Vistas en esta perspectiva, las regiones transfronterizas constituyen sistemas relacionales y dialogantes basados en la diferencia, la desigualdad y el conflicto. Continuar aplicando aquí el viejo dilema contacto/separación puede constituir un error metodológico de primer orden, sencillamente porque ahora el contacto imprescindible lleva implícita la separación expresada como subordinación. En otras palabras, el muro de Donald Trump en la frontera con México –en realidad, un muro de muchas administraciones estadounidenses– no significa una «refronterización», sino un símbolo obsoleto de obstrucción de las fronteras que el sistema capitalista requiere y modela. Y que, obviamente, no logra afectar fundamentalmente el hecho de que el paso de San Ysidro sigue siendo el paso fronterizo más transitado del mundo y constituyente de una de las regiones transfronterizas más potentes del planeta: Tijuana-San Diego. Al mismo tiempo, esta apertura no implica que estemos a las puertas de una fusión sociocultural de equivalentes, como pareció anunciarse en la academia estadounidense en la década de 1990, lo que provocó la respuesta nacionalista del lado latinoamericano5.

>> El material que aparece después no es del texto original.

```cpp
static int trace_device(gnxr_scene *s, const gnxr_ray *d_rays, int64_t n, void *out, void *hip_stream, bool any) {
    if (!s || n < 0 || (n > 0 && (!d_rays || !out))) { set_error("bad argument"); return GNXR_ERR_INVALID; }
    if (n == 0) return GNXR_OK;
    if (((uintptr_t)d_rays & 15u) != 0) { set_error("d_rays is not 16-byte aligned (two dwordx4 loads per ray)"); return GNXR_ERR_INVALID; }
    if (!any && ((uintptr_t)out & 3u) != 0) { set_error("d_hits is not 4-byte aligned"); return GNXR_ERR_INVALID; }
    const QueryArg args[] = {{d_rays, (size_t)n * sizeof(gnxr_ray), "d_rays"}, {out, (size_t)n * (!any ? sizeof(gnxr_hit) : 1), !any ? "d_hits" : "d_occluded"}};
    DeviceCall call;
    int rc = call.bind(s, args);
    if (rc) return rc;
    gnxr_scene *r = call.r;
    hipStream_t st = (hipStream_t)hip_stream;
    const DScene sc = query_device_scene(r);
    if (!r->wide_ok) return binary_trace_api(r, sc, d_rays, n, out, any, st);
    if ((rc = query_trace4(r, sc, d_rays, n, any ? nullptr : (gnxr_hit *)out, any ? (unsigned char *)out : nullptr, any, st)) != GNXR_OK) return rc;
    if (!any) {
        hipLaunchKernelGGL(k_query_finish, dim3(grid_for(n)), dim3(kBlock), 0, st, sc, reinterpret_cast<const float4 *>(d_rays), (long long)n, (gnxr_hit *)out);
        HIP_TRY(hipGetLastError());
    }
    return GNXR_OK;
}
int gnxr_trace_closest_device(gnxr_scene *s, const gnxr_ray *d_rays, int64_t n, gnxr_hit *d_hits, void *hip_stream) {
    return trace_device(s, d_rays, n, d_hits, hip_stream, false);
}
int gnxr_trace_any_device(gnxr_scene *s, const gnxr_ray *d_rays, int64_t n, uint8_t *d_occluded, void *hip_stream) {
    return trace_device(s, d_rays, n, d_occluded, hip_stream, true);
}

int gnxr_li_device(gnxr_scene *s, const gnxr_render_params *p, const gnxr_ray *d_rays, const gnxr_li_sample *d_samples, int64_t n, float *d_L, void *hip_stream,
                   gnxr_stats *stats) {
    if (int rc = ensure_device()) return rc;
    if (!s || !p || n < 0 || (n > 0 && (!d_rays || !d_samples || !d_L))) { set_error("bad argument"); return GNXR_ERR_INVALID; }
    if (p->spp_begin != 0 || p->spp_end != 0) { set_error("Li for caller rays: spp_begin and spp_end must be 0 (the records name each ray's sample)"); return GNXR_ERR_INVALID; }
    if (int rc = check_unsharded(*p, "Li for caller rays", "the records name each ray's sample")) return rc;
    if (n == 0) { if (stats) memset(stats, 0, sizeof(*stats)); return GNXR_OK; }
    if ((((uintptr_t)d_rays | (uintptr_t)d_samples | (uintptr_t)d_L) & 15u) != 0) { set_error("d_rays, d_samples and d_L must be 16-byte aligned"); return GNXR_ERR_INVALID; }
    const QueryArg args[] = {{d_rays, (size_t)n * sizeof(gnxr_ray), "d_rays"}, {d_samples, (size_t)n * sizeof(gnxr_li_sample), "d_samples"}, {d_L, (size_t)n * 4 * sizeof(float), "d_L"}};
    DeviceCall call;
    if (int rc = call.bind(s, args)) return rc;
    gnxr_render_params pp = *p;
    pp.shard_count = 1; pp.shard_rows = 1;
    const RaySource src{d_rays, d_samples, d_L, (long long)n};
    return render_one(call.r, &pp, nullptr, hip_stream, stats, false, &src);
}

int gnxr_render_views_device(gnxr_scene *s, const gnxr_render_params *p, const gnxr_camera *cameras, const int32_t *camera_media, int32_t n_views, void *d_rgba_out,
                             void *hip_stream, gnxr_stats *stats) {
    if (!s || !p || n_views < 0 || (n_views > 0 && !cameras)) { set_error("bad argument"); return GNXR_ERR_INVALID; }
    if (int rc = check_unsharded(*p, "views", "a caller that shards splits the list of views")) return rc;
    if (!image_and_samples_ok(*p) || p->max_depth < 0 || p->max_depth > 250) return invalid_render_params();
    if (n_views == 0) { if (stats) memset(stats, 0, sizeof(*stats)); return GNXR_OK; }
    if (!d_rgba_out || ((uintptr_t)d_rgba_out & 15u) != 0) { set_error("d_rgba_out is null or not 16-byte aligned"); return GNXR_ERR_INVALID; }
    long long total = 0;
    if (int rc = check_view_pixels(p->width, p->height, n_views, "views", &total)) return rc;
    if (int rc = ensure_device()) return rc;
    if (int rc = check_view_media(s, camera_media, n_views, "views")) return rc;
    const QueryArg args[] = {{d_rgba_out, (size_t)total * sizeof(float4), "d_rgba_out"}};
    DeviceCall call;
    if (int rc = call.bind(s, args)) return rc;
    gnxr_render_params pp = *p;
    pp.shard_count = 1; pp.shard_rows = 1;
    const ViewSource vs{cameras, camera_media, (int)n_views};
    return render_one(call.r, &pp, d_rgba_out, hip_stream, stats, false, nullptr, &vs);
}


static const long long kBsdfQueryChunk = 1ll << 22;
// ... 94 lines not shown
```

gnxraytracer_amd/csrc/api_render.hip.h:

```cpp
#pragma once

struct TraceLaunch {
    int entries;
    int lds_entries;
    bool spill_needed;
    size_t lds;
    int n_top;
    int blocks;
};
static TraceLaunch trace_launch(const gnxr_scene *s, bool wide, bool spheres, long long total) {
    TraceLaunch t;
    t.entries = wide ? s->cs.stack4_need + 1 : s->cs.bvh_max_depth + 2;
    const int per_cu = g_trace_blocks_per_cu;
    const size_t fixed_b = wide ? (size_t)(kRayRecDwords + (spheres ? 1 : 0)) * kRqStride * sizeof(int) + (size_t)kTopCache * 128 + kOrderTableBytes : 0;
    t.lds_entries = std::min(std::min(t.entries, Knobs::trace_lds_levels()), std::max(2, (int)(((160 * 1024) / per_cu - 1024 - fixed_b) / (kBlock * sizeof(int)))));
    t.spill_needed = t.entries > t.lds_entries;
    t.lds = (size_t)t.lds_entries * kBlock * sizeof(int) + fixed_b;
    t.n_top = (int)std::min<size_t>(kTopCache, s->cs.root4 >= 0 ? s->cs.nodes4.size() : 0);
    t.blocks = (int)std::min<long long>((long long)g_num_cus * per_cu, (total + kBlock - 1) / kBlock);
    return t;
}

static int count_local_rows(const gnxr_render_params *p) {
    int rows = 0;
    for (int y = 0; y < p->height; ++y)
        if ((y / p->shard_rows) % p->shard_count == p->shard_index) ++rows;
    return rows;
}

struct RaySource {
    const gnxr_ray *rays;
    const gnxr_li_sample *samples;
    float *L;
    long long n;
};

struct ViewSource {
    const gnxr_camera *cameras;
    const int32_t *media;
    int n_views;
};

struct FilmSource {
    FilmFilter f;
    FilmTable tab;
    float4 *accum;
    bool keep;
};

static FilmImage film_image(int W, int H, int n_views) {
    FilmImage im;
    im.W = W; im.H = H;
    im.npix = (long long)n_views * W * H;
    im.tiles_x = (W + kFilmTile - 1) / kFilmTile;
    im.tiles_y = (H + kFilmTile - 1) / kFilmTile;
    im.n_tiles = (long long)n_views * im.tiles_y * im.tiles_x;
    return im;
}
static int film_grid(const FilmImage &im) { return grid_for(im.n_tiles * kBlock, 32); }

struct PixelListSource {
    gnxr_adaptive_params ap;
    int32_t *count_out;
    PixelRound round;
    int rounds;
    long long samples, at_budget;
};

constexpr int kAdaptiveGrowth = 8;
static int adaptive_round_samples(const gnxr_adaptive_params &ap, int spp, int n0) {
    return n0 == 0 ? ap.min_spp : std::min(std::max(ap.step_spp, n0 / kAdaptiveGrowth), spp - n0);
}

struct RenderPlan {
    gnxr_render_params p;
    bool direct, volpath, whitted;
    int wmode;
    int n_records, max_light_samples;
    bool textured_scene;
    int class_mask;
    bool area_only, area_env_only;
    bool escape_queue;
    int queue_kernel[4];
    unsigned kind_queue;
    bool caller_rays;
    int n_views;
    bool pixel_list;
    int local_rows, npix;
    long long unit, unit_begin, unit_end;
    int spill_entries;
    int k, in_flight;
    size_t half, cap, nrec;

    bool path_int() const { return !whitted && !volpath; }
    int nsamples() const { return p.spp_end - p.spp_begin; }
    int size_passes(size_t slots_held, bool have_mem, size_t free_b);
};

enum ShadeQueueKernel { SHADE_Q_NONE = 0, SHADE_Q_DIFFUSE, SHADE_Q_GLOSSY, SHADE_Q_CONDUCTOR, SHADE_Q_ROUGH_DIELECTRIC, SHADE_Q_ALL, SHADE_Q_TEX, SHADE_Q_ESCAPE };
// ... 211 lines not shown
    va.bind_records(rec_primary);
    va.mis_Y = mis_Y.p;
    va.vs = vol_vs.p; va.n1 = vol_n1.p; va.f = vol_f.p;
    va.Li = vol_Li.p; va.Tr = vol_Tr.p; va.Ld = vol_Ld.p; va.mres = vol_mres.p; va.state = vol_state.p;
    va.orig = vol_orig.p; va.Lout = vol_Lout.p;
    return va;
}
WhittedArrays RenderState::whitted_arrays(const RenderPlan &pl, int n_lights) {
    WhittedArrays wa;
    wa.ws = vol_vs.p; wa.fr_o = wh_o.p; wa.fr_d = wh_d.p; wa.fr_L = wh_L.p; wa.fr_w = wh_w.p; wa.fr_pdf = wh_pdf.p;
    wa.fr_rxo = wh_rxo.p; wa.fr_rxd = wh_rxd.p; wa.fr_ryo = wh_ryo.p; wa.fr_ryd = wh_ryd.p;
    wa.cap = (int)pl.cap; wa.n_lights = n_lights; wa.n_records = pl.n_records;
    wa.start_dim = pl.wmode == WM_DIRECT_ALL ? 5 + 2 * (pl.p.max_depth * n_lights * 2) : 5;
    return wa;
}
VolPackSet RenderState::pack_set(bool alt) {
    VolPackSet ps;
    if (!alt) {
        float4 *a[kVolPackF4] = {L.p, reinterpret_cast<float4 *>(vol_vs.p), vol_n1.p, vol_f.p, vol_Li.p, vol_Tr.p, vol_Ld.p, mis_Y.p, vol_mres.p};
        for (int i = 0; i < kVolPackF4; ++i) ps.f4[i] = a[i];
        record_ptrs(rec, ps.rec);
        ps.state = vol_state.p; ps.orig = vol_orig.p;
    } else {
        for (int i = 0; i < kVolPackF4; ++i) ps.f4[i] = vol_alt[i].p;
        record_ptrs(vol_alt_rec, ps.rec);
        ps.state = vol_alt_state.p; ps.orig = vol_alt_orig.p;
    }
    return ps;
}
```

Las regiones transfronterizas pueden tener fuentes muy diferentes de formación y en ellas confluyen dimensiones diversas de la vida. Algunas son regiones articuladas en torno de identidades ancestrales o de relaciones consuetudinarias que preceden a las propias fronteras, como ocurre en la región andina con los pueblos aymaras, en el área patagónica con los mapuches, en la zona del Paraná con los guaraníes y los kaiowa o en la península de Guajira con los wayuu. También pueden ser resultado de proyectos políticos integracionistas, cuya expresión más sofisticada ha tenido lugar fuera del continente, en Europa, con su ambición de borrar las «cicatrices de la historia» y en su lugar construir un espacio continental de regiones, lo que en América Latina se ha expresado muy débilmente en algunos proyectos integracionistas como la Comunidad Andina de Naciones (can) y sus Zonas de Integración Fronteriza.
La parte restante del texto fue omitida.